煉瓦で出来た家や道路。至るところから聞こえる人の声、笑い声。
きっと、人が集まる飲み屋があるのだろう。何をするかも不明なギルドと言うやつもあるのだろう。
散々な1日だったが、この光景を観ただけでも満足してしまった。
「すげーな副校長。めっちゃ栄えてるじゃん」
「そりゃあ、国の副都だからな。人も集まる」
先導する副校長の後を追って歩く。
どんな物でも目に入る度に、「すげー」「はえ〜」「おおー」「うへー」などと阿呆のように感動詞を口に出していた。
「お主、ちょっとは黙れんのか」
「いや〜黙りたいのはやまやまなんだけど、どうしても口が開いちゃうんだよ。街頭が建ってる位だし、この世界電気あったんだな」
「いや、電気はない。あれはランタンの中に特殊な植物を入れて光らせておるのじゃ」
「ほほー、流石異世界!」
その後も俺の感動詞マシンガンが止まることは無かったが、副校長も諦めたようで何も言わなくなった。
しばらく歩いた末、副校長が立ち止まった。
「ここじゃ」
建物を前にして息を飲んだ。
目の前には10階建てはあろうかという超巨大な建物、いや、もはやビルである。

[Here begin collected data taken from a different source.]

+template <bool SUM, bool STORE>
+__global__ void __launch_bounds__(MB_BLOCK)
+transpose_colsum_kernel(const bf16_t* __restrict__ x, bf16_t* __restrict__ xT,
+                        float* __restrict__ partial, long M, long N) {
+  __shared__ uint4 img[MB_TILE * 8];
+  __shared__ float4 lds_sum[MB_TILE / 4];
+
+  const int tid = threadIdx.x;
+  const int cv = tid & 7;
+  const int rp = tid >> 3;
+  const int mv = tid & 7;
+  const int cr = tid >> 3;
+  const long col0 = (long)blockIdx.x * MB_TILE;
+  const long col = col0 + cv * 8;
+  const bool col_ok = col < N;
+
+  float acc0 = 0.f, acc1 = 0.f;
+
+  for (int it = 0; it < MB_ROW_ITERS; ++it) {
+    const long row0 = ((long)blockIdx.y * MB_ROW_ITERS + it) * MB_TILE;
+    if (row0 >= M) break;
+    const long row = row0 + 2 * rp;
+    const bool ok = col_ok && row < M;
+
+    const short8v zero8 = {0, 0, 0, 0, 0, 0, 0, 0};
+    short8v xv[2];
+#pragma unroll
+    for (int i = 0; i < 2; ++i) {
+      xv[i] = zero8;
+      if (ok) xv[i] = *reinterpret_cast<const short8v*>(x + (row + i) * N + col);
+    }
+    unsigned* i32 = reinterpret_cast<unsigned*>(img);
+#pragma unroll
+    for (int e = 0; e < 8; ++e) {
+      i32[img_dword(cv * 8 + e, rp)] =
+          (unsigned)(unsigned short)xv[0][e] |
+          ((unsigned)(unsigned short)xv[1][e] << 16);
+    }
+    __syncthreads();
+
+    const long mrow = row0 + mv * 8;
+#pragma unroll
+    for (int j = 0; j < 2; ++j) {
+      const int c = cr + 32 * j;
+      const uint4 v = img[img_slot(c, mv)];
+      if (SUM) {
+        const float s = sum8_bf16(v);
+        if (j == 0) acc0 += s; else acc1 += s;
+      }
+      if (STORE && (col0 + c < N) && (mrow < M))
+        *reinterpret_cast<uint4*>(xT + (col0 + c) * M + mrow) = v;
+    }
+    __syncthreads();
+  }
+  if (SUM) store_colsums(acc0, acc1, lds_sum, partial, col0, N);
+}
+
+void check_operand(const at::Tensor& t, const char* name) {
+  TORCH_CHECK(t.is_cuda(), name, ": expected a GPU tensor");
+  TORCH_CHECK(t.scalar_type() == at::kBFloat16, name, ": expected bf16");
+  TORCH_CHECK(t.dim() == 2 && t.is_contiguous(), name,
+              ": expected a contiguous 2-D tensor");
+  TORCH_CHECK(t.size(0) > 0 && t.size(0) % 8 == 0 && t.size(1) > 0 &&
+                  t.size(1) % 8 == 0,
+              name, ": both sizes must be positive multiples of 8, got ",
+              t.sizes());
+  TORCH_CHECK(reinterpret_cast<uintptr_t>(t.data_ptr()) % 16 == 0, name,
+              ": data must be 16-byte aligned");
+}
+
+dim3 tile_grid(long M, long N) {
+  const long gx = (N + MB_TILE - 1) / MB_TILE;
+  const long gy = (M + MB_TILE * MB_ROW_ITERS - 1) / (MB_TILE * MB_ROW_ITERS);
+  TORCH_CHECK(gy <= 65535, "mlp_bwd: too many rows for one launch");
+  return dim3((unsigned)gx, (unsigned)gy);
+}
+
+bf16_t* bptr(const at::Tensor& t) {
+  return reinterpret_cast<bf16_t*>(t.data_ptr());
+}
+
+}
+
+std::vector<at::Tensor> mlp_act_bwd(at::Tensor d_act, at::Tensor pre,
+                                    bool want_dT, bool want_aT) {
+  check_operand(d_act, "mlp_act_bwd d_act");
+  check_operand(pre, "mlp_act_bwd pre");
+  TORCH_CHECK(d_act.sizes() == pre.sizes(), "mlp_act_bwd: shape mismatch");
+  const long M = pre.size(0), F = pre.size(1);
+  auto d_pre = at::empty_like(pre);
+  auto d_preT = want_dT ? at::empty({F, M}, pre.options())
+                        : at::empty({0}, pre.options());
+  auto act = want_aT ? at::empty({F, M}, pre.options()) : at::empty_like(pre);
+  const dim3 grid = tile_grid(M, F);
+  auto partial =
+      at::empty({(long)grid.y, F}, pre.options().dtype(at::kFloat));
+  auto stream = at::hip::getCurrentHIPStream();
+#define SAMD_LAUNCH_ACT_BWD(TI, TO)                                        \
+  hipLaunchKernelGGL((mlp_act_bwd_kernel<TI, TO>), grid, dim3(MB_BLOCK), 0, \
+                     stream.stream(), bptr(d_act), bptr(pre), bptr(d_pre),  \
+                     want_dT ? bptr(d_preT) : nullptr, bptr(act),           \
+                     partial.data_ptr<float>(), M, F)
+  if (want_dT && want_aT) SAMD_LAUNCH_ACT_BWD(true, true);
+  else if (want_dT) SAMD_LAUNCH_ACT_BWD(true, false);
+  else if (want_aT) SAMD_LAUNCH_ACT_BWD(false, true);
+  else SAMD_LAUNCH_ACT_BWD(false, false);
+#undef SAMD_LAUNCH_ACT_BWD
+  SAMD_CHECK_HIP(hipGetLastError());
+  return {d_pre, d_preT, act, at::sum(partial, {0})};
+}
+
+namespace {
+
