int exo_episode_advance(exo_ctx *c, uint8_t *active_dev, int32_t *count_dev, int32_t *reset_ws_dev,
                        int64_t *steps_total_dev, float *obs_dev, void *stream);
int exo_reset_mask(exo_ctx *c, const int32_t *reset_ws_dev, uint8_t *mask_dev, void *stream);

int exo_set_step_clock(exo_ctx *ctx, unsigned long long *clock_dev, double *ticks_per_ms);

#define EXO_TREMOR_SIGN_PER_SAMPLE 0
#define EXO_TREMOR_SIGN_PER_AXIS 1
#define EXO_TREMOR_SIGN_NONE 2
int exo_set_tremor_model(exo_ctx *ctx, const double *jmax7, int32_t sign_mode);

#define EXO_PHYS_IDEAL 0
#define EXO_PHYS_MULTIBODY 1
typedef struct {
    double gravity;
    double kp, kd;
    double motor_impulse;
    double passive_impulse;
    double limit_impulse;
    double erp;
    double lin_damp, ang_damp;
    double max_vel;
    int32_t iters;
} exo_mb_params;
void exo_multibody_default_params(exo_mb_params *out);
int exo_set_physics(exo_ctx *ctx, int32_t mode, const exo_mb_params *params);
int exo_multibody_advance(exo_ctx *ctx, const double *targets_dev, const uint8_t *mask_dev, void *stream);
int exo_get_multibody_state_host(exo_ctx *ctx, int32_t env, double *q19, double *qd19);
int exo_set_multibody_state_host(exo_ctx *ctx, int32_t env, const double *q19, const double *qd19);

int exo_set_seed(exo_ctx *ctx, uint64_t seed);
int exo_restart(exo_ctx *ctx, uint64_t seed, void *stream);

const char *exo_last_error(const exo_ctx *ctx);
void exo_destroy(exo_ctx *ctx);

int exo_tremor_metrics(exo_ctx *c, const float *info_dev, const uint8_t *stepped_dev, double humerus_length,
                       double forearm_length, double hand_length, int32_t disregard, float *metrics_dev,
                       float *counters_dev, void *stream);

int exo_active_advance(const uint8_t *table_dev, int32_t rows, int32_t n, int64_t *k_dev, uint8_t *active_dev,
                       int32_t *count_dev, void *stream);
int exo_active_advance_score(const uint8_t *table_dev, int32_t rows, int32_t n, int64_t *k_dev, uint8_t *active_dev,
                             int32_t *count_dev, const float *reward_dev, double *score_dev, void *stream);

int exo_eval_metrics(exo_ctx *c, const float *info_dev, const uint8_t *stepped_dev, double humerus_length,
                     double forearm_length, float *counters_dev, void *stream);

typedef struct {
    float *tree;
    float *max_priority;
    int32_t n_strata;
    int32_t capacity;
    int32_t cap;
} lap_tree_desc;

int32_t lap_tree_floats(int32_t n_strata, int32_t capacity);

int lap_init(const lap_tree_desc *t, void *stream);

int lap_add(const lap_tree_desc *t, const int32_t *stratum_dev, const int32_t *slot_dev, int32_t n, void *stream);

int lap_sample(const lap_tree_desc *t, const float *u_dev, const int32_t *size_dev, int32_t batch, int32_t *idx_dev,
               void *stream);

int lap_update(const lap_tree_desc *t, const int32_t *idx_dev, const float *prio_dev, int32_t batch, void *stream);

int lap_reset_max(const lap_tree_desc *t, void *stream);

int lap_totals(const lap_tree_desc *t, float *out_dev, void *stream);

typedef struct {
    float *state, *action, *next_state, *reward, *not_done;
    int32_t state_dim, action_dim;
    int32_t *ptr, *size;
} lap_storage_desc;

int lap_store_batch(const lap_tree_desc *t, const lap_storage_desc *st, const float *state_dev,
                    const float *action_dev, const float *next_state_dev, const float *reward_dev,
                    const uint8_t *done_dev, const int32_t *strata_dev, const uint8_t *active_dev, float action_scale,
                    int32_t n, int32_t *row_ws_dev, void *stream);

int lap_store_batch_ref(const lap_tree_desc *t, const lap_storage_desc *st, int64_t *ref_dev,
                        const float *state_dev, const float *action_dev, const float *next_state_dev,
                        const float *reward_dev, const uint8_t *done_dev, const int32_t *strata_dev,
                        const uint8_t *active_dev, float action_scale, int32_t n, int32_t *ws_dev, void *stream);

int lap_store_batch_ref_fused(const lap_tree_desc *t, const lap_storage_desc *st, int64_t *ref_dev,
                              const float *state_dev, const float *action_dev, const float *next_state_dev,
                              const float *reward_dev, const uint8_t *done_dev, const int32_t *strata_dev,
                              const uint8_t *active_dev, float action_scale, int32_t n, uint32_t *ticket_dev,
                              void *stream);

int lap_store_batch_ref_fused_adv(const lap_tree_desc *t, const lap_storage_desc *st, int64_t *ref_dev,
                                  const float *state, const float *action, const float *next_state,
                                  const float *reward, const uint8_t *done, const int32_t *strata, uint8_t *active,
                                  float action_scale, int32_t n, uint32_t *ticket_dev, const uint8_t *table,
                                  int32_t rows, int64_t *k_dev, int32_t *count_dev, double *score_dev, void *stream);

int lap_ref_plan(const lap_tree_desc *t, const int64_t *ref_dev, const uint8_t *table_dev, int32_t rows, int32_t n,
                 const int32_t *strata_dev, const int64_t *offs_dev, int64_t total, int32_t *add_ws_dev,
                 int32_t *plan_dev, void *stream);
int lap_ref_step(const lap_tree_desc *t, const lap_storage_desc *st, const int32_t *plan_dev, int32_t rows,
                 int32_t n, int64_t *kk_dev, int32_t par, int64_t *k_dev, const int32_t *strata_dev,
                 const float *state, const float *action, const float *next_state, const float *reward,
                 const uint8_t *done, float action_scale, const uint8_t *table_dev, uint8_t *active_dev,
                 int32_t *count_dev, const int32_t *counts_table_dev, double *score_dev, void *stream);
int lap_ref_commit(const lap_tree_desc *t, const lap_storage_desc *st, int64_t *ref_dev, const int32_t *plan_dev,
                   int32_t rows, int32_t n, const int32_t *strata_dev, int64_t total, void *stream);

int lap_sample_gather(const lap_tree_desc *t, const lap_storage_desc *st, const float *u_dev, int32_t batch,
                      int32_t *idx_dev, float *out_state, float *out_action, float *out_next_state,
                      float *out_reward, float *out_not_done, void *stream);
int lap_update_sample_rng(const lap_tree_desc *t, const lap_storage_desc *st, const int32_t *idx_in_dev,
                          const float *prio_dev, int32_t batch, uint64_t seed, uint32_t tag,
                          unsigned long long *counter_dev, uint32_t *ticket_dev, int32_t *idx_dev, float *out_state,
                          float *out_action, float *out_next_state, float *out_reward, float *out_not_done,
                          void *stream);

int lap_update_sample_idx(const lap_tree_desc *t, const lap_storage_desc *st, const int32_t *idx_in,
                          const float *prio, int32_t batch, uint64_t seed, uint32_t tag, unsigned long long *counter,
                          uint32_t *ticket, int32_t *idx_out, void *stream);
int lap_gather_rows(const lap_tree_desc *t, const lap_storage_desc *st, int32_t batch, const int32_t *idx,
                    float *out_state, float *out_action, float *out_next_state, float *out_reward,
                    float *out_not_done, void *stream);
int lap_update_sample_td(const lap_tree_desc *t, const lap_storage_desc *st, const int32_t *idx_in, const float *td,
                         float alpha, float min_priority, float *prio_out, int32_t batch, uint64_t seed, uint32_t tag,
                         unsigned long long *counter, uint32_t *ticket, int32_t *idx_out, float *out_state,
                         float *out_action, float *out_next_state, float *out_reward, float *out_not_done,
                         void *stream);
int lap_sample_gather_rng(const lap_tree_desc *t, const lap_storage_desc *st, uint64_t seed, uint32_t tag,
                          unsigned long long *counter_dev, uint32_t *ticket_dev, int32_t batch, int32_t *idx_dev,
                          float *out_state, float *out_action, float *out_next_state, float *out_reward,
                          float *out_not_done, void *stream);
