int dotmi_plan_vpatches(int32_t nV, int32_t nT, const int32_t *T, const double *X, int32_t PE, int32_t max_own, int32_t *hdr,
                        int32_t *owner, int32_t *elem, int32_t *eown, int32_t *runlen)
{
    if (nV < 1 || nT < 1 || !T || !X || PE < 1 || max_own < 1 || !hdr) return DOTMI_E_INVALID;
    const HostVPatches H = build_vpatches(nV, nT, T, X, PE, max_own);
    vpatch_header(H, hdr);
    if (!owner || H.nPatches == 0) return 0;
    for (int p = 0; p < H.nPatches; ++p) {
        const uint16_t *cp = &H.c_ptr[(size_t)p * (H.PO + 1)];
        for (int lv = 0; lv < H.po_cnt[p]; ++lv) {
            const int v = H.pv_gid[(size_t)p * H.PV + lv];
            owner[v] = p;
            if (runlen) runlen[v] = cp[lv + 1] - cp[lv];
        }
    }
    if (elem) std::copy(H.elem.begin(), H.elem.end(), elem);
    if (eown)
        for (size_t s = 0; s < H.eown.size(); ++s) eown[s] = H.eown[s];
    return 0;
}

int dotmi_plan_vpatch_records(int32_t nV, int32_t nT, const int32_t *T, const double *X, int32_t PE, int32_t max_own, const double *mass,
                              const uint8_t *fixed, const int32_t *vp_ptr, const int32_t *vp_off, const uint8_t *fixed2, int32_t *hdr,
                              int32_t *pv_gid, int32_t *po_cnt, double *rec_mass, int32_t *rec_fixed, int32_t *rec_cnt, int32_t *rec_off)
{
    if (nV < 1 || nT < 1 || !T || !X || PE < 1 || max_own < 1 || !mass || !fixed || !vp_ptr || !vp_off || !hdr) return DOTMI_E_INVALID;
    const HostVPatches H = build_vpatches(nV, nT, T, X, PE, max_own);
    vpatch_header(H, hdr);
    if (!pv_gid || H.nPatches == 0) return 0;
    if (!po_cnt || !rec_mass || !rec_fixed || !rec_cnt || !rec_off) return DOTMI_E_INVALID;
    std::vector<VpOwnRec> R = build_vpatch_records(H, mass, fixed, vp_ptr, vp_off);
    if (fixed2) refix_vpatch_records(vpatch_own_gid(H), fixed2, R);
    std::copy(H.pv_gid.begin(), H.pv_gid.end(), pv_gid);
    std::copy(H.po_cnt.begin(), H.po_cnt.end(), po_cnt);
    for (size_t i = 0; i < R.size(); ++i) {
        rec_mass[i] = R[i].mass;
        rec_fixed[i] = R[i].fixed;
        rec_cnt[i] = R[i].cnt;
        for (int c = 0; c < 4; ++c) rec_off[4 * i + c] = R[i].off[c];
    }
    return 0;
}

static int plan_tile_schedule_impl(int32_t nt, const uint8_t *live, const uint8_t *pattern, const int32_t *c0, int32_t eager_min,
                                   int32_t eager_chunk, int64_t *tasks, int64_t *prods, int64_t *n_tasks, int64_t *n_prods,
                                   int64_t *n_levels, int64_t *storage, int64_t *scratch_base, int64_t *row_off, int32_t *row_ld,
                                   const uint8_t *leaf_tile, const int32_t *c0m, const int32_t *ntm, int64_t *row_off_m,
                                   int32_t *row_ld_m)
{
    if (nt < 1 || !live || !pattern || !c0 || !n_tasks || !n_prods) return DOTMI_E_INVALID;
    const BlockTasks B = plan_one_block(nt, live, pattern, c0, eager_min, eager_chunk, leaf_tile, c0m, ntm);
    const std::vector<TileTaskL> &all = B.tasks;
    size_t np = 0;
    for (auto &t : all) np += t.prods.size();
    *n_tasks = (int64_t)all.size();
    *n_prods = (int64_t)np;
    if (n_levels) *n_levels = all.empty() ? 0 : all.back().level;
    if (storage) *storage = B.storage;
    if (scratch_base) *scratch_base = B.storage;
    if (row_off) std::copy(B.rt.off.begin(), B.rt.off.end(), row_off);
    if (row_ld) std::copy(B.rt.ld.begin(), B.rt.ld.end(), row_ld);
    if (row_off_m) std::copy(B.rtM.off.begin(), B.rtM.off.end(), row_off_m);
    if (row_ld_m) std::copy(B.rtM.ld.begin(), B.rtM.ld.end(), row_ld_m);
    if (!tasks || !prods) return 0;
    const double *const W = offset_base();
    size_t pi = 0;
    for (size_t k = 0; k < all.size(); ++k) {
        const TileTask &t = all[k].t;
        const int64_t row[11] = {all[k].level, t.form, t.init, t.post, (int64_t)all[k].prods.size(), (int64_t)pi, t.c - W,
                                 t.q ? t.q - W : -1, t.ldc, t.ldq, t.o - W};
        std::copy(row, row + 11, tasks + 11 * k);
        for (auto &pr : all[k].prods) {
            const int64_t q[4] = {pr.a - W, pr.b - W, pr.lda, pr.ldb};
            std::copy(q, q + 4, prods + 4 * pi++);
        }
    }
    return 0;
}

int dotmi_plan_tile_schedule(int32_t nt, const uint8_t *live, const uint8_t *pattern, const int32_t *c0, int32_t eager_min,
                             int32_t eager_chunk, int64_t *tasks, int64_t *prods, int64_t *n_tasks, int64_t *n_prods,
                             int64_t *n_levels, int64_t *storage, int64_t *scratch_base, int64_t *row_off, int32_t *row_ld)
{
    return plan_tile_schedule_impl(nt, live, pattern, c0, eager_min, eager_chunk, tasks, prods, n_tasks, n_prods, n_levels, storage,
                                   scratch_base, row_off, row_ld, nullptr, nullptr, nullptr, nullptr, nullptr);
}
int dotmi_plan_tile_schedule_two_level(int32_t nt, const uint8_t *live, const uint8_t *pattern, const int32_t *c0,
                                       const uint8_t *leaf_tile, const int32_t *c0m, const int32_t *ntm, int32_t eager_min,
                                       int32_t eager_chunk, int64_t *tasks, int64_t *prods, int64_t *n_tasks, int64_t *n_prods,
                                       int64_t *n_levels, int64_t *storage, int64_t *row_off, int32_t *row_ld, int64_t *row_off_m,
                                       int32_t *row_ld_m)
{
    if (!leaf_tile || !c0m || !ntm) return DOTMI_E_INVALID;
    return plan_tile_schedule_impl(nt, live, pattern, c0, eager_min, eager_chunk, tasks, prods, n_tasks, n_prods, n_levels, storage,
                                   nullptr, row_off, row_ld, leaf_tile, c0m, ntm, row_off_m, row_ld_m);
}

元の世界にあるようなガラス張りのビルが目の前にあるのだ。
周りの建物が洋風な分、異物感が半端ない。京都とかだと、町の雰囲気を壊したとかで怒られるやつである。
「すっ、すげーな……。こんな所で買い物出来るのか?!」
「何言ってんだ? ワシらの目的地はその向かいじゃ」
ビルの向かい側を見ると、小汚くて小さい、いかにも“慎ましい商売”みたいな店がある。現代的なビルを見た直後なので、小人用かと思える程こじんまりしている。
「いや、いいよ。俺コッチの店がいぃぃぃぃたい痛いやめろ!」
副校長が俺の襟を掴んで無理やり引っ張る。
「ワガママ言うな! こっちはワシの知り合いがやっとる店だから割引してもらえるんじゃ」
「テメエこそ割引に釣られるじゃないか!」
有無も言わさず“こじんまりとした店”に入れられると、奥から中肉中背のオヤジが現れた。
「おや、ストレンジさんですか。お久しぶりですね」
「どうも店長。今日はこのガキに魔導書を買いに来た」
「やめろ離せバカ! 俺は向こうがいいの! 電化製品とか売ってそうな店でスマートなお買い物がしたいの!」
駄々をこねる俺を見て、店長はため息をついて落ち込んだ。
「やっぱり、若い子は向かいのお店がいいよね……。綺麗だしなんでも揃うし……。“転生者”が経営してるから人気出るのかなあ……」
「ん? 聞き捨てなりませんね。あっちの店の経営者は“転生者”なんですか?」
「ああ、そうだよ。商売の神様が召喚した転生者。あの店が出来てから僕の商売も散々だよ……。はぁ…………」
ここにも転生者か! どこかれ構わず亡者のように徘徊しおって。
転生者は俺以外に必要ない!俺のアイデンティティーを奪う者は即刻退去を願う。
「誰があんな民主主義の塊のような店が買い物などしましょうか! 商売とは店員と客の親密な関係が重要。つまりは、こういったおごそか〜な店がベストなわけです!」
「そう言ってくれると嬉しいよ。特別に割引したくなるねえ」
「ハッハッハ。当然のことですよ。当然の」
副校長の「虫のイイヤツ……」という呟きは聞こえないふりをして、馬鹿みたいに高らかに笑った。
「それで、今日はどんな物をお求めかな。ここは魔導書専門店。最新モデルからマニアも喜ぶ古参モデルまで。新品中古なんでもあるよ」
「言語翻訳機能のついたモノが最低条件だな。後は--------------------」
魔導書に最新モデルがあるのかと些か疑問に思う……。
副校長と店長が話している間、俺は店の中を探索することにした。
天の部分が日焼けして黒くなってる分厚いものもあれば、やけにハイテクでタブレット端末のようなものまである。なるほど、これが最新モデルというやつか。もはや書物ではない。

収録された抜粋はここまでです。